◆ Work instruction
Set down each entry below exactly as it stands.

------------

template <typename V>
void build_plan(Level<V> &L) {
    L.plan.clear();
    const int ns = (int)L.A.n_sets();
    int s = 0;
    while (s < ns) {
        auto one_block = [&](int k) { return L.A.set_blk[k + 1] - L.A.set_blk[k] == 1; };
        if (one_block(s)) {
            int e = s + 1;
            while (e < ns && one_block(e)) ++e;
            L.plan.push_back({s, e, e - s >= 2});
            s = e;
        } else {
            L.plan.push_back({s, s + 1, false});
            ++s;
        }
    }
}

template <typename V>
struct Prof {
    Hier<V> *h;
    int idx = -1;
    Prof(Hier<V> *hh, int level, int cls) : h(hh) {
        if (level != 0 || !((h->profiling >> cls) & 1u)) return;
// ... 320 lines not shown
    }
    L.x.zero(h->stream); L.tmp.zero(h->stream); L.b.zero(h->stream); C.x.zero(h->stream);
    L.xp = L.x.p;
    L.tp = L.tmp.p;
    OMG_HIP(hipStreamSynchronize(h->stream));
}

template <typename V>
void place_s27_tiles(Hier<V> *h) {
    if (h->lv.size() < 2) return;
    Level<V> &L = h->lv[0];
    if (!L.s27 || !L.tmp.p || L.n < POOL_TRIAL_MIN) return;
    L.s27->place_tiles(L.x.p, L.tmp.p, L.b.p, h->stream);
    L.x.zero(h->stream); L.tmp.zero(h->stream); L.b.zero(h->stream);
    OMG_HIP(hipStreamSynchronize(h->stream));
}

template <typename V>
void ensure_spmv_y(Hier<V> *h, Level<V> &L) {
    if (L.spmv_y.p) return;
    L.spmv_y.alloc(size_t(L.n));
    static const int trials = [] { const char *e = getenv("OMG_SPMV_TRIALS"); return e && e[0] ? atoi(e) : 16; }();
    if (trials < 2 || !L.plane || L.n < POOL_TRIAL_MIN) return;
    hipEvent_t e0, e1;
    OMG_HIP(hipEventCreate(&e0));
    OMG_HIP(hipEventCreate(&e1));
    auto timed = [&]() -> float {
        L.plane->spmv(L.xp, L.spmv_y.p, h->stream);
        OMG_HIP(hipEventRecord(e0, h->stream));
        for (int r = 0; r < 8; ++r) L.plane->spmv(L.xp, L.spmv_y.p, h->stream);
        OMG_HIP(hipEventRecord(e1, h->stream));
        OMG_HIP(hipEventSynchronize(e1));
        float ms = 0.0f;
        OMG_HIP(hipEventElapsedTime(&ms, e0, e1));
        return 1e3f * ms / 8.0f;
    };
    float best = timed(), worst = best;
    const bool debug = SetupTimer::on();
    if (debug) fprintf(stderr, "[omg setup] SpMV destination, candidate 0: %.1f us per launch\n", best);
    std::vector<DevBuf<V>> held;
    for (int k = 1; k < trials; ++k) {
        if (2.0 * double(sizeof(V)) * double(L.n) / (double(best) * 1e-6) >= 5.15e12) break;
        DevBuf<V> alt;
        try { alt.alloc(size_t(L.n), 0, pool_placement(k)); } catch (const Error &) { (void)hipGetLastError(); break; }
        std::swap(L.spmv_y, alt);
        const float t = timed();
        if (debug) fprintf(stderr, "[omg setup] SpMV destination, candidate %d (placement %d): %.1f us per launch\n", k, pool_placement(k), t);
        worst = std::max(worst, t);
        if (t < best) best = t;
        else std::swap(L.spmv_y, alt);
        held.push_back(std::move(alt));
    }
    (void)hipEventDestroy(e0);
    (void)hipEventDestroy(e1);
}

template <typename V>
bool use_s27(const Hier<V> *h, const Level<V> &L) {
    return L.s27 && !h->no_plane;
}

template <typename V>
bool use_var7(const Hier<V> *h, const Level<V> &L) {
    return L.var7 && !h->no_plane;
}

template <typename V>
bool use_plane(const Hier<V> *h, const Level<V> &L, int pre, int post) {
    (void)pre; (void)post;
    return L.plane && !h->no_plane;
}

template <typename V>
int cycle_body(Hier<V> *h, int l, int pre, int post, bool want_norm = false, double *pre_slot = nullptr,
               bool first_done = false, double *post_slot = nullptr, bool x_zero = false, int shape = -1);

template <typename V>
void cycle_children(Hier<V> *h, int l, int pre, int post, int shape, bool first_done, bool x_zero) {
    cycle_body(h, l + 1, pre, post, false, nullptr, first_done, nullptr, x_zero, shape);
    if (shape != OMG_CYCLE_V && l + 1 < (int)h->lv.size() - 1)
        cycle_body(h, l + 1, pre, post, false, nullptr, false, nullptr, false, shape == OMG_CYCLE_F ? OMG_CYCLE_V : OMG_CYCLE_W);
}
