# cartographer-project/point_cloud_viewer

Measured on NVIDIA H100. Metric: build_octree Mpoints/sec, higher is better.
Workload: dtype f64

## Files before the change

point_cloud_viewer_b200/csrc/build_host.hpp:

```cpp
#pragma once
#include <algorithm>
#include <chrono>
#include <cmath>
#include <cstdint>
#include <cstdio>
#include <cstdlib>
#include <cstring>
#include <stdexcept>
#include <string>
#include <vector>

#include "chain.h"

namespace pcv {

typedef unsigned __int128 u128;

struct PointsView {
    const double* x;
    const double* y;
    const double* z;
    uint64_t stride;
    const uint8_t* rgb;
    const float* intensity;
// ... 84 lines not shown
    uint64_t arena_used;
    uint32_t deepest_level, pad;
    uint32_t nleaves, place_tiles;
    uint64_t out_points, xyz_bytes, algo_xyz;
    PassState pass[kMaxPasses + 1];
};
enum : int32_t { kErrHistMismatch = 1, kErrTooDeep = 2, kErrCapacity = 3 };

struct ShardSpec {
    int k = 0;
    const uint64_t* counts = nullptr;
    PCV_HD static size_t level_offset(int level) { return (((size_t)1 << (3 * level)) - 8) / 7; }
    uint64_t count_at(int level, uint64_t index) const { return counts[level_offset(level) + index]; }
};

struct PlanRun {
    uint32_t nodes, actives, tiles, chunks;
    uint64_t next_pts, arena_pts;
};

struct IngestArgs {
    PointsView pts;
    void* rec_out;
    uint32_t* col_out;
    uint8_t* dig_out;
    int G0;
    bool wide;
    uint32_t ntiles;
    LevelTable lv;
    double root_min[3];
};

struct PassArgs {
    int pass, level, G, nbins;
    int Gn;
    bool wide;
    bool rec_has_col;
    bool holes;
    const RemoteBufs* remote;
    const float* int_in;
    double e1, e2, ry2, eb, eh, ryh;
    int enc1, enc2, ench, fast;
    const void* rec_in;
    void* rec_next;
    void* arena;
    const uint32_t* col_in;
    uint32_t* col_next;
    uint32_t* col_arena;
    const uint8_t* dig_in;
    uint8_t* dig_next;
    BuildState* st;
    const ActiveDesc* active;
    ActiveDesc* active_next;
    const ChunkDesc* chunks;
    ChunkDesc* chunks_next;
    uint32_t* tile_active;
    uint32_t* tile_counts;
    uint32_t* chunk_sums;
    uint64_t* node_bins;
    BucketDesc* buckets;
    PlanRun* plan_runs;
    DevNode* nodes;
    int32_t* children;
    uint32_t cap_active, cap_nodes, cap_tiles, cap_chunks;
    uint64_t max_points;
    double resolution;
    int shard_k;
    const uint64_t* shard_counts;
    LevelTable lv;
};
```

------------

◆ Reply
template <typename V>
void build_plan(Level<V> &L) {
    L.plan.clear();
    const int ns = (int)L.A.n_sets();
    int s = 0;
    while (s < ns) {
        auto one_block = [&](int k) { return L.A.set_blk[k + 1] - L.A.set_blk[k] == 1; };
        if (one_block(s)) {
            int e = s + 1;
            while (e < ns && one_block(e)) ++e;
            L.plan.push_back({s, e, e - s >= 2});
            s = e;
        } else {
            L.plan.push_back({s, s + 1, false});
            ++s;
        }
    }
}

template <typename V>
struct Prof {
    Hier<V> *h;
    int idx = -1;
    Prof(Hier<V> *hh, int level, int cls) : h(hh) {
        if (level != 0 || !((h->profiling >> cls) & 1u)) return;
// ... 320 lines not shown
    }
    L.x.zero(h->stream); L.tmp.zero(h->stream); L.b.zero(h->stream); C.x.zero(h->stream);
    L.xp = L.x.p;
    L.tp = L.tmp.p;
    OMG_HIP(hipStreamSynchronize(h->stream));
}

template <typename V>
void place_s27_tiles(Hier<V> *h) {
    if (h->lv.size() < 2) return;
    Level<V> &L = h->lv[0];
    if (!L.s27 || !L.tmp.p || L.n < POOL_TRIAL_MIN) return;
    L.s27->place_tiles(L.x.p, L.tmp.p, L.b.p, h->stream);
    L.x.zero(h->stream); L.tmp.zero(h->stream); L.b.zero(h->stream);
    OMG_HIP(hipStreamSynchronize(h->stream));
}

template <typename V>
void ensure_spmv_y(Hier<V> *h, Level<V> &L) {
    if (L.spmv_y.p) return;
    L.spmv_y.alloc(size_t(L.n));
    static const int trials = [] { const char *e = getenv("OMG_SPMV_TRIALS"); return e && e[0] ? atoi(e) : 16; }();
    if (trials < 2 || !L.plane || L.n < POOL_TRIAL_MIN) return;
    hipEvent_t e0, e1;
    OMG_HIP(hipEventCreate(&e0));
    OMG_HIP(hipEventCreate(&e1));
    auto timed = [&]() -> float {
        L.plane->spmv(L.xp, L.spmv_y.p, h->stream);
        OMG_HIP(hipEventRecord(e0, h->stream));
        for (int r = 0; r < 8; ++r) L.plane->spmv(L.xp, L.spmv_y.p, h->stream);
        OMG_HIP(hipEventRecord(e1, h->stream));
        OMG_HIP(hipEventSynchronize(e1));
        float ms = 0.0f;
        OMG_HIP(hipEventElapsedTime(&ms, e0, e1));
        return 1e3f * ms / 8.0f;
    };
    float best = timed(), worst = best;
    const bool debug = SetupTimer::on();
    if (debug) fprintf(stderr, "[omg setup] SpMV destination, candidate 0: %.1f us per launch\n", best);
    std::vector<DevBuf<V>> held;
    for (int k = 1; k < trials; ++k) {
        if (2.0 * double(sizeof(V)) * double(L.n) / (double(best) * 1e-6) >= 5.15e12) break;
        DevBuf<V> alt;
        try { alt.alloc(size_t(L.n), 0, pool_placement(k)); } catch (const Error &) { (void)hipGetLastError(); break; }
        std::swap(L.spmv_y, alt);
        const float t = timed();
        if (debug) fprintf(stderr, "[omg setup] SpMV destination, candidate %d (placement %d): %.1f us per launch\n", k, pool_placement(k), t);
        worst = std::max(worst, t);
        if (t < best) best = t;
        else std::swap(L.spmv_y, alt);
        held.push_back(std::move(alt));
    }
    (void)hipEventDestroy(e0);
    (void)hipEventDestroy(e1);
}

template <typename V>
bool use_s27(const Hier<V> *h, const Level<V> &L) {
    return L.s27 && !h->no_plane;
}

template <typename V>
bool use_var7(const Hier<V> *h, const Level<V> &L) {
    return L.var7 && !h->no_plane;
}

template <typename V>
bool use_plane(const Hier<V> *h, const Level<V> &L, int pre, int post) {
    (void)pre; (void)post;
    return L.plane && !h->no_plane;
}

template <typename V>
int cycle_body(Hier<V> *h, int l, int pre, int post, bool want_norm = false, double *pre_slot = nullptr,
               bool first_done = false, double *post_slot = nullptr, bool x_zero = false, int shape = -1);

template <typename V>
void cycle_children(Hier<V> *h, int l, int pre, int post, int shape, bool first_done, bool x_zero) {
    cycle_body(h, l + 1, pre, post, false, nullptr, first_done, nullptr, x_zero, shape);
    if (shape != OMG_CYCLE_V && l + 1 < (int)h->lv.size() - 1)
        cycle_body(h, l + 1, pre, post, false, nullptr, false, nullptr, false, shape == OMG_CYCLE_F ? OMG_CYCLE_V : OMG_CYCLE_W);
}
# cartographer-project/point_cloud_viewer

Measured on NVIDIA H100. Metric: build_octree Mpoints/sec, higher is better.
Workload: dtype f64

## Files before the change

point_cloud_viewer_b200/csrc/build_host.hpp:

```cpp
#pragma once
#include <algorithm>
#include <chrono>
#include <cmath>
#include <cstdint>
#include <cstdio>
#include <cstdlib>
#include <cstring>
#include <stdexcept>
#include <string>
#include <vector>

#include "chain.h"

namespace pcv {

typedef unsigned __int128 u128;

struct PointsView {
    const double* x;
    const double* y;
    const double* z;
    uint64_t stride;
    const uint8_t* rgb;
    const float* intensity;
// ... 84 lines not shown
    uint64_t arena_used;
    uint32_t deepest_level, pad;
    uint32_t nleaves, place_tiles;
    uint64_t out_points, xyz_bytes, algo_xyz;
    PassState pass[kMaxPasses + 1];
};
enum : int32_t { kErrHistMismatch = 1, kErrTooDeep = 2, kErrCapacity = 3 };

struct ShardSpec {
    int k = 0;
    const uint64_t* counts = nullptr;
    PCV_HD static size_t level_offset(int level) { return (((size_t)1 << (3 * level)) - 8) / 7; }
    uint64_t count_at(int level, uint64_t index) const { return counts[level_offset(level) + index]; }
};

struct PlanRun {
    uint32_t nodes, actives, tiles, chunks;
    uint64_t next_pts, arena_pts;
};

struct IngestArgs {
    PointsView pts;
    void* rec_out;
    uint32_t* col_out;
    uint8_t* dig_out;
    int G0;
    bool wide;
    uint32_t ntiles;
    LevelTable lv;
    double root_min[3];
};

struct PassArgs {
    int pass, level, G, nbins;
    int Gn;
    bool wide;
    bool rec_has_col;
    bool holes;
    const RemoteBufs* remote;
    const float* int_in;
    double e1, e2, ry2, eb, eh, ryh;
    int enc1, enc2, ench, fast;
    const void* rec_in;
    void* rec_next;
    void* arena;
    const uint32_t* col_in;
    uint32_t* col_next;
    uint32_t* col_arena;
    const uint8_t* dig_in;
    uint8_t* dig_next;
    BuildState* st;
    const ActiveDesc* active;
    ActiveDesc* active_next;
    const ChunkDesc* chunks;
    ChunkDesc* chunks_next;
    uint32_t* tile_active;
    uint32_t* tile_counts;
    uint32_t* chunk_sums;
    uint64_t* node_bins;
    BucketDesc* buckets;
    PlanRun* plan_runs;
    DevNode* nodes;
    int32_t* children;
    uint32_t cap_active, cap_nodes, cap_tiles, cap_chunks;
    uint64_t max_points;
    double resolution;
    int shard_k;
    const uint64_t* shard_counts;
    LevelTable lv;
};
```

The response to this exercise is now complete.